- [Exercise]:
Pull out of the data below the stretch of lines bounded by the one containing "const int k0" and the one containing "WStream wp[NTW];", both bounds included, unchanged.
==*==
template <int MTILES, int NTW, int NWAVES, int LW, bool RES>
__global__ __launch_bounds__(64 * (NWAVES + LW)) void k_gemm_pipe(mdt_gemm_args a, int kchunk, int grid_n,
                                                                 const float* __restrict__ zeros) {
    extern __shared__ __attribute__((aligned(16))) float lds[];
    constexpr int MT = MTILES * 16;
    constexpr bool KSTEP_PRIO = true;
    constexpr int R = NTW == 1 ? 6 : (NTW == 2 ? 4 : 3);
    const f32x4 zero4 = (f32x4){0.f, 0.f, 0.f, 0.f};
    const int tid = threadIdx.x, lane = tid & 63, wave = tid >> 6;
    const bool loader = wave >= NWAVES;
    if (blockIdx.z) {
        a.A += (int64_t)blockIdx.z * a.bs_a; a.Wp += (int64_t)blockIdx.z * a.bs_w; a.out += (int64_t)blockIdx.z * a.bs_out;
    }
    const int logical = xcd_remap(blockIdx.x, gridDim.x);
    const int by = logical / grid_n, bx = logical - by * grid_n;
    const int m0 = by * MT;
    const int N16 = a.N >> 4, K16 = a.K >> 4;
    const int nt0 = (bx * NWAVES + min(wave, NWAVES - 1)) * NTW;
    const bool active = !loader && nt0 < N16;
    const int stride = kchunk + 4;
    const int bufsz = MT * stride;
    const int nchunks = (a.K + kchunk - 1) / kchunk;

    auto stage = [&](int c) {
        constexpr int RG = 2 * LW, U = MT / RG;
        const int lt = tid - 64 * NWAVES, rg = lt >> 5, l32 = lt & 31;
        const int k0 = c * kchunk, n4 = min(kchunk, a.K - k0) >> 2;
        float* dst = lds + (c & 1) * bufsz;
        f32x4 st[U][3];
#pragma unroll
        for (int u = 0; u < U; ++u) {
            const int64_t m = min(m0 + rg + RG * u, a.M - 1);
#pragma unroll
            for (int v = 0; v < 3; ++v) st[u][v] = ldg4(a.A + m * a.lda + k0 + 4 * min(l32 + 32 * v, n4 - 1));
        }
#pragma unroll
        for (int u = 0; u < U; ++u) {
            const int row = rg + RG * u;
#pragma unroll
            for (int v = 0; v < 3; ++v)
                if (l32 + 32 * v < n4) *(f32x4*)(dst + row * stride + 4 * (l32 + 32 * v)) = sel4(m0 + row < a.M, st[u][v], zero4);
        }
    };

    WStream wp[NTW];
    f32x4 ring[R][NTW];
    f32x4 acc[MTILES][NTW];
    const int nq = 4 * (lane >> 4);
    const bool gated = RES && a.gate_off >= 0;
    int ncol[NTW];
    constexpr int NRES = RES ? NTW : 1;
    f32x4 bias_v[NTW], gate_v[MTILES][NRES], res_v[MTILES][NRES];
    float* optr[MTILES];
    if (loader) {
        stage(0);
    } else {
#pragma unroll
        for (int j = 0; j < NTW; ++j) {
            const int nt = min(nt0 + j, N16 - 1);
            wp[j] = wstream(a.Wp, (int64_t)nt * K16 * 256 + lane * 4);
        }
#pragma unroll
        for (int u = 0; u < R - 1; ++u)
#pragma unroll
            for (int j = 0; j < NTW; ++j) ring[u][j] = wld4(wp[j] + min(u, K16 - 1) * 256);
#pragma unroll
        for (int i = 0; i < MTILES; ++i)
#pragma unroll
            for (int j = 0; j < NTW; ++j) acc[i][j] = zero4;
        const float* biasp = a.bias != nullptr ? a.bias : zeros;
        const float* rvp = a.rowvec != nullptr ? a.rowvec : zeros;
#pragma unroll
        for (int j = 0; j < NTW; ++j) {
            ncol[j] = min(nt0 + j, N16 - 1) * 16 + nq;
            bias_v[j] = ldg4(biasp + ncol[j]) + ldg4(rvp + ncol[j]);
        }
#pragma unroll
        for (int i = 0; i < MTILES; ++i) {
            const int m = min(m0 + i * 16 + (lane & 15), a.M - 1);
            const int64_t orow =
                a.gin == 1 ? (int64_t)m * a.gout + a.goff : (int64_t)(m / a.gin) * a.gout + (m % a.gin) + a.goff;
// ... 318 lines not shown
__global__ __launch_bounds__(512) void k_gemm_smallm2(mdt_gemm_args a, mdt_gemm_args b, int nxa, int nya, const float* __restrict__ zeros) {
    __shared__ float s_stat[32];
    __shared__ __attribute__((aligned(16))) float red[8 * 64 * 4];
    const int na = nxa * nya;
    if ((int)blockIdx.x < na) gemm_smallm_tile<false>(a, blockIdx.x % nxa, (blockIdx.x / nxa) * 16, s_stat, red, zeros, threadIdx.x);
    else {
        const int i = blockIdx.x - na, nxb = b.N >> 4;
        gemm_smallm_tile<false>(b, i % nxb, (i / nxb) * 16, s_stat, red, zeros, threadIdx.x);
    }
}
==*==
- [Exercise result]:
        const int k0 = c * kchunk, n4 = min(kchunk, a.K - k0) >> 2;
        float* dst = lds + (c & 1) * bufsz;
        f32x4 st[U][3];
#pragma unroll
        for (int u = 0; u < U; ++u) {
            const int64_t m = min(m0 + rg + RG * u, a.M - 1);
#pragma unroll
            for (int v = 0; v < 3; ++v) st[u][v] = ldg4(a.A + m * a.lda + k0 + 4 * min(l32 + 32 * v, n4 - 1));
        }
#pragma unroll
        for (int u = 0; u < U; ++u) {
            const int row = rg + RG * u;
#pragma unroll
            for (int v = 0; v < 3; ++v)
                if (l32 + 32 * v < n4) *(f32x4*)(dst + row * stride + 4 * (l32 + 32 * v)) = sel4(m0 + row < a.M, st[u][v], zero4);
        }
    };

    WStream wp[NTW];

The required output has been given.